### [About this exercise]
Quote the entries below from the line with "int pbn_gather_pad_rows(const void*" through the line with "int pbn_bn_act_train_backward(const void*", both ends included, and only those lines.

━━ Data for this exercise

int pbn_local_scene_rows(const int32_t* ent_row_start, const int32_t* ent_member_start, const int32_t* ent_scene,
                         const float* ent_weight, int n_ent, int n_rows, const int32_t* member_idx,
                         const int64_t* ins_ind, const float* xyz, float inv_voxel, const void* point_feat, int ld_feat,
                         int channels, const void* sem_score, int ld_sem, const int64_t* sem_pred, int dtype,
                         int64_t* point_idx, int64_t* row_scene, int32_t* coords, void* feat_out, int ld_out,
                         pbn_stream_t stream);
int pbn_gather_pad_rows(const void* in, int ld_in_bytes, int row_bytes, const int64_t* idx, int n, void* out,
                        int ld_out_bytes, pbn_stream_t stream);

int pbn_pack_weight(const float* src, int n_offsets, int dim_a, int dim_b, int flip, int transpose, int dtype,
                    int vecs_per_offset, int n_steps, int cout_padded, void* out, pbn_stream_t stream);

typedef struct pbn_pack_job {
    const float* src;
    void* out;
    int32_t n_offsets, dim_a, dim_b, flip, transpose, cin, cout, cin_p, cout_p, n_steps;
    int32_t reserved[2];
} pbn_pack_job;
int pbn_pack_weights_batch(const pbn_pack_job* jobs, int n_jobs, int max_vectors, int dtype, pbn_stream_t stream);

int pbn_gather_rulebook_rows(const void* in, int ld_in_bytes, int row_bytes, const int32_t* nbr, int n_offsets, int k0,
                             int kc, int n, void* out, pbn_stream_t stream);

size_t pbn_bn_workspace_bytes(int channels);
int pbn_bn_train_forward(const void* x, int ld_x, int n, int channels, int dtype, const float* weight, const float* bias,
                         float eps, float momentum, float* running_mean, float* running_var, void* y, int ld_y,
                         float* save_mean, float* save_invstd, void* workspace, size_t workspace_bytes, pbn_stream_t stream);
int pbn_bn_train_backward(const void* x, int ld_x, const void* dy, int ld_dy, int n, int channels, int dtype,
                          const float* weight, const float* save_mean, const float* save_invstd, void* dx, int ld_dx,
                          float* dweight, float* dbias, void* workspace, size_t workspace_bytes, pbn_stream_t stream);

int pbn_bn_act_train_forward(const void* x, int ld_x, int n, int channels, int dtype, const float* weight, const float* bias,
                             float eps, float momentum, float* running_mean, float* running_var, const void* residual,
                             int ld_res, int relu, void* y, int ld_y, float* save_mean, float* save_invstd, void* workspace,
                             size_t workspace_bytes, pbn_stream_t stream);
int pbn_bn_act_train_backward(const void* x, int ld_x, const void* dy, int ld_dy, const void* y, int ld_y, int n, int channels,
                              int dtype, const float* weight, const float* save_mean, const float* save_invstd, void* dx,
                              int ld_dx, void* dres, int ld_dres, float* dweight, float* dbias, void* workspace,
                              size_t workspace_bytes, pbn_stream_t stream);

int pbn_rulebook_pair_blocks(int n);
int pbn_rulebook_pair_counts(const int32_t* nbr, int n, int n_offsets, int32_t* table, int32_t* totals, pbn_stream_t stream);
int pbn_rulebook_pair_fill(const int32_t* nbr, int n, int n_offsets, const int32_t* table, const int32_t* seg_start, int seg,
                           int n_segments, int32_t* in_idx, int32_t* out_idx, int64_t* seg_offset, pbn_stream_t stream);

int pbn_rulebook_pair_fill_dev(const int32_t* nbr, int n, int n_offsets, const int32_t* table, const int32_t* totals,
                               int segment, int32_t* seg_begin, int32_t* in_idx, int32_t* out_idx, int64_t* seg_offset,
                               pbn_stream_t stream);

typedef struct {
    const int32_t* nbr;
    int32_t n, n_offsets;
    int32_t* table;
    int32_t* totals;
    int32_t* seg_begin;
    int32_t* in_idx;
    int32_t* out_idx;
    int64_t* seg_offset;
} pbn_pair_job;
int pbn_rulebook_pairs_multi(const pbn_pair_job* jobs, int n_jobs, int segment, pbn_stream_t stream);

size_t pbn_spconv_wgrad_workspace_bytes(int n_offsets, int cin, int cout);
int pbn_spconv_wgrad(const void* x, int ld_x, const void* g, int ld_g, int dtype, const int32_t* in_idx,
                     const int32_t* out_idx, const int32_t* seg_begin, const int32_t* pair_counts, int segment,
                     int n_pairs_total, int n_offsets, int cin, int cout, float* dw, void* workspace, size_t workspace_bytes,
                     pbn_stream_t stream);
int pbn_spconv_wgrad_checked(const void* x, int ld_x, long long n_x_rows, const void* g, int ld_g, long long n_g_rows, int dtype,
                             const int32_t* in_idx, const int32_t* out_idx, const int32_t* seg_begin, const int32_t* pair_counts,
                             int lists_padded, int segment, int n_pairs_total, int n_offsets, int cin, int cout, float* dw,
                             void* workspace, size_t workspace_bytes, pbn_stream_t stream);
typedef struct {
    int32_t form, wa, wb, small_level, strips, co_groups, splits;
    int64_t grid;
} pbn_wgrad_plan;
int pbn_spconv_wgrad_plan(int dtype, int ld_x, int ld_g, int aligned16, int identity, int n_offsets, int n_pairs_total, int cin,
                          int cout, int has_workspace, size_t workspace_bytes, pbn_wgrad_plan* out);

━━━━

### [Reply to the task]
int pbn_gather_pad_rows(const void* in, int ld_in_bytes, int row_bytes, const int64_t* idx, int n, void* out,
                        int ld_out_bytes, pbn_stream_t stream);

int pbn_pack_weight(const float* src, int n_offsets, int dim_a, int dim_b, int flip, int transpose, int dtype,
                    int vecs_per_offset, int n_steps, int cout_padded, void* out, pbn_stream_t stream);

typedef struct pbn_pack_job {
    const float* src;
    void* out;
    int32_t n_offsets, dim_a, dim_b, flip, transpose, cin, cout, cin_p, cout_p, n_steps;
    int32_t reserved[2];
} pbn_pack_job;
int pbn_pack_weights_batch(const pbn_pack_job* jobs, int n_jobs, int max_vectors, int dtype, pbn_stream_t stream);

int pbn_gather_rulebook_rows(const void* in, int ld_in_bytes, int row_bytes, const int32_t* nbr, int n_offsets, int k0,
                             int kc, int n, void* out, pbn_stream_t stream);

size_t pbn_bn_workspace_bytes(int channels);
int pbn_bn_train_forward(const void* x, int ld_x, int n, int channels, int dtype, const float* weight, const float* bias,
                         float eps, float momentum, float* running_mean, float* running_var, void* y, int ld_y,
                         float* save_mean, float* save_invstd, void* workspace, size_t workspace_bytes, pbn_stream_t stream);
int pbn_bn_train_backward(const void* x, int ld_x, const void* dy, int ld_dy, int n, int channels, int dtype,
                          const float* weight, const float* save_mean, const float* save_invstd, void* dx, int ld_dx,
                          float* dweight, float* dbias, void* workspace, size_t workspace_bytes, pbn_stream_t stream);

int pbn_bn_act_train_forward(const void* x, int ld_x, int n, int channels, int dtype, const float* weight, const float* bias,
                             float eps, float momentum, float* running_mean, float* running_var, const void* residual,
                             int ld_res, int relu, void* y, int ld_y, float* save_mean, float* save_invstd, void* workspace,
                             size_t workspace_bytes, pbn_stream_t stream);
int pbn_bn_act_train_backward(const void* x, int ld_x, const void* dy, int ld_dy, const void* y, int ld_y, int n, int channels,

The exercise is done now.